+++ Source records
__device__ GSRT_INLINE Collected round_from_list(const CorTile& t, bool& prefetched, uint32_t* ids, const uint32_t* lhdr,
                                                 uint64_t& lo, uint32_t& gpos) {
    Collected cl{};
    if (!prefetched) list_issue(t.lt, lane_here(), ids, const_cast<uint32_t*>(lhdr));
    prefetched = false;
    __syncthreads();
    const uint4 h = make_uint4(lhdr[0], lhdr[1], lhdr[2], lhdr[3]);
    const uint32_t* src = kargs().a.lists + (size_t)t.lt * kCap;
    cl.count = h.x & 0x7fffffffu;
    cl.more = (h.x >> 31) != 0;
    for (uint32_t i = 128u + lane_here(); i < cl.count; i += 64) ids[i] = src[i];
    cl.total = cl.count;
    lo = ((uint64_t)h.w << 32) | h.z;
    gpos = h.y;
    __syncthreads();
    return cl;
}
__device__ GSRT_INLINE Collected round_from_group(const CorTile& t, uint32_t* ids, uint64_t& lo, uint32_t& gpos, bool& found) {
    Collected cl{};
    const KArgs& K = kargs();
    const uint32_t g = (t.y0 / t.th / K.a.fg) * K.a.groups_x + (t.x0 / t.tw / K.a.fg);
    const uint4 gh = K.a.ghdr[g];
    const uint32_t gcount = gh.x & 0x7fffffffu;
    found = gpos < gcount;
    if (!found) return cl;
    const uint64_t* gl = K.a.glist + (size_t)g * kGStride;
    const float4* fps = K.a.footprint;
    const TileRect rect_c = t.rect_here();
    uint32_t out = 0;
    while (gpos < gcount && out < kCap) {
        const uint32_t i = gpos + lane_here();
        bool keep = false;
        uint64_t key = 0;
        if (i < gcount) {
            key = gl[i];
            keep = fp_meets(fps, (uint32_t)key, rect_c);
        }
        const uint64_t b = __ballot(keep);
        const uint32_t rank = popc_below(b), n = (uint32_t)__popcll(b), room = kCap - out;
        if (keep && rank < room) ids[out + rank] = (uint32_t)key;
        if (n > room) {
            const uint64_t kb = __ballot(keep && rank < room);
            gpos += (uint32_t)(63 - __builtin_clzll(kb)) + 1u;
            out = kCap;
        } else {
            gpos = gpos + 64u < gcount ? gpos + 64u : gcount;
            out += n;
        }
    }
    cl.count = cl.total = out;
    cl.more = gpos < gcount || (gh.x >> 31) != 0;
    lo = gl[gpos - 1];
    __syncthreads();
    return cl;
}
template <class V>
__device__ GSRT_INLINE Collected round_from_traversal(const CorTile& t, uint64_t* keys, uint32_t* stack, uint32_t* ids,
                                                      uint64_t& lo, bool has_lo, uint32_t& restarts) {
    const uint32_t lim = kargs().a.stack_limit < kRStack ? kargs().a.stack_limit : kRStack;
    const Collected cl = collect_robust<kRCap, kRBuf>(t.rect_here(), lo, has_lo, keys, stack, KeyCorRec{}, restarts,
                                                      !V::stats && kargs().a.cull2d, lim, FrontRegs{}, !V::stats);
    lo = cl.count ? keys[cl.count - 1] : lo;
    const uint32_t ln = lane_here();
    for (uint32_t base = 0; base < cl.count; base += 64) {
        const uint32_t i = base + ln;
        const uint32_t v = i < cl.count ? (uint32_t)keys[i] : 0u;
        asm volatile("" ::: "memory");
        if (i < cl.count) ids[i] = v;
        asm volatile("" ::: "memory");
    }
    __syncthreads();
    return cl;
}
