template <int EPI, bool F16 = false>
__global__ __launch_bounds__(512) void gemm_bf16_8ph_persist_kernel(GemmArgs p) {
    constexpr bool TRANS = (EPI == UV_EPI_BF16_T);
    constexpr bool RMW = (EPI == UV_EPI_RESID_F32 || EPI == UV_EPI_GATE_RESID_F32);
    constexpr int VAR = 5;
    constexpr int HALF = 16384;
    constexpr int BUF = 4 * HALF;
    extern __shared__ __attribute__((aligned(16))) char smem[];

    const int tid = threadIdx.x;
    const int lane = tid & 63;
    const int wave = __builtin_amdgcn_readfirstlane(tid >> 6);
    const int wr = wave >> 2, wc = wave & 3;

    const int nblk = p.tiles_m * p.tiles_n;
    const int G = gridDim.x >> 3;
    int first, cnt;
    {
        const int q = nblk >> 3, r = nblk & 7, xcd = blockIdx.x & 7;
        first = xcd < r ? xcd * (q + 1) : r * (q + 1) + (xcd - r) * q;
        cnt = q + (xcd < r ? 1 : 0);
    }
    int cur = blockIdx.x >> 3;
    if (cur >= cnt) return;
    const int GM = p.gm;
    const int group_sz = GM * p.tiles_n;
    auto origin = [&](int bid, int& m0, int& n0) {
        const int group = bid / group_sz;
        const int first_m = group * GM;
        const int gm = min(GM, p.tiles_m - first_m);
        const int in_group = bid - group * group_sz;
        m0 = (first_m + in_group % gm) * 256;
        n0 = (in_group / gm) * 256;
    };
    int m0, n0;
    origin(first + cur, m0, n0);

    const int srow = lane >> 3, pchunk = lane & 7;
    const bf16_t* a_src[2][2];
    const bf16_t* w_src[2][2];
#pragma unroll
    for (int h = 0; h < 2; ++h)
#pragma unroll
        for (int i = 0; i < 2; ++i) {
            const int row = (i * 8 + wave) * 8 + srow;
            const int c = pchunk ^ ((row >> 1) & 7);
            a_src[h][i] = p.A + (long)(m0 + h * 128 + row) * p.lda + c * 8;
            w_src[h][i] = p.W + (long)(n0 + h * 128 + row) * p.ldw + c * 8;
        }
    char* const my_dst = smem + wave * 1024;
    const int nk = p.K / UV_BK;
    const int frow = lane & 15, fq = lane >> 4;
    const int lx = (fq ^ (frow >> 1)) << 4;
    const char* const la = smem + (wr * 64 + frow) * 128;
    const char* const lw = smem + 2 * HALF + (wc * 32 + frow) * 128;
    f32x4 acc[2][2][2][4];
    bf16x8 af[4][2], w0[2][2], w1[2][2];

    auto move_ptrs = [&](const bf16_t* (&src)[2], long d) { src[0] += d; src[1] += d; };
    bool fresh = true;
    for (;;) {
        if (fresh) {
            UV_STAGE(w_src[0], 0, 2 * HALF) UV_STAGE(w_src[1], 0, 3 * HALF) UV_STAGE(a_src[0], 0, 0) UV_STAGE(a_src[1], 0, HALF)
            if (!UV_REBAL) UV_STAGE(w_src[0], 1, BUF + 2 * HALF)
            UV_STAGE(w_src[1], 1, BUF + 3 * HALF) UV_STAGE(a_src[0], 1, BUF)
            if (UV_REBAL) asm volatile("s_waitcnt vmcnt(6)" ::: "memory");
            else asm volatile("s_waitcnt vmcnt(8)" ::: "memory");
            UV_SB();
        }
        fresh = RMW;
        if (wr == 1) UV_SB();
#pragma unroll
        for (int a = 0; a < 2; ++a)
#pragma unroll
            for (int b = 0; b < 2; ++b)
#pragma unroll
                for (int i = 0; i < 2; ++i)
#pragma unroll
                    for (int j = 0; j < 4; ++j) acc[a][b][i][j] = (f32x4){0.f, 0.f, 0.f, 0.f};

        const int nxt = cur + G;
        const bool has_next = nxt < cnt;
        int m1 = m0, n1 = n0;
        long dA = 0, dW = 0;
        if (has_next) {
            origin(first + nxt, m1, n1);
            dA = (long)(m1 - m0) * p.lda;
            dW = (long)(n1 - n0) * p.ldw;
        }
        int t = 0;
        for (; t + 2 < nk; t += 2) {
            UV_KTILE5(t, 0, 1, true, true)
            UV_KTILE5(t + 1, 1, 0, true, true)
        }
// ... 20 lines not shown
                __builtin_amdgcn_s_barrier();
            }
        } else if constexpr (EPI == UV_EPI_BF16 || EPI == UV_EPI_GELU_BF16 || EPI == UV_EPI_BF16_SSQ) {
#pragma unroll
            for (int hm = 0; hm < 2; ++hm)
#pragma unroll
                for (int j = 0; j < 4; ++j)
#pragma unroll
                    for (int hn = 0; hn < 2; ++hn)
                        epi_pair16<EPI, F16>(p, m0 + hm * 128 + wr * 64 + j * 16, n0 + hn * 128 + wc * 32, acc[hn][hm][0][j], acc[hn][hm][1][j], frow, fq);
        } else if constexpr (EPI == UV_EPI_BF16_T) {
#pragma unroll
            for (int hm = 0; hm < 2; ++hm)
#pragma unroll
                for (int j = 0; j < 4; j += 2)
#pragma unroll
                    for (int hn = 0; hn < 2; ++hn)
#pragma unroll
                        for (int i = 0; i < 2; ++i)
                            epi_pair16_T<F16>(p, m0 + hm * 128 + wr * 64 + j * 16, n0 + hn * 128 + wc * 32 + i * 16, acc[hn][hm][i][j], acc[hn][hm][i][j + 1], frow, fq);
        } else {
#pragma unroll
            for (int hm = 0; hm < 2; ++hm)
#pragma unroll
                for (int j = 0; j < 4; ++j)
#pragma unroll
                    for (int hn = 0; hn < 2; ++hn)
#pragma unroll
                        for (int i = 0; i < 2; ++i)
                            epi_frag<EPI, F16, true>(p, m0 + hm * 128 + wr * 64 + j * 16, n0 + hn * 128 + wc * 32 + i * 16, acc[hn][hm][i][j], frow, fq);
        }
        if (!has_next) break;
        m0 = m1; n0 = n1; cur = nxt;
    }
    asm volatile("s_waitcnt vmcnt(0)" ::: "memory");
}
++++++
What you should do:
Only the lines above starting at the line that holds "void gemm_bf16_8ph_persist_kernel(GemmArgs p)" and ending at the line that holds "const int tid = threadIdx.x;" are to be repeated, exactly and in full.

Exercise result:
__global__ __launch_bounds__(512) void gemm_bf16_8ph_persist_kernel(GemmArgs p) {
    constexpr bool TRANS = (EPI == UV_EPI_BF16_T);
    constexpr bool RMW = (EPI == UV_EPI_RESID_F32 || EPI == UV_EPI_GATE_RESID_F32);
    constexpr int VAR = 5;
    constexpr int HALF = 16384;
    constexpr int BUF = 4 * HALF;
    extern __shared__ __attribute__((aligned(16))) char smem[];

    const int tid = threadIdx.x;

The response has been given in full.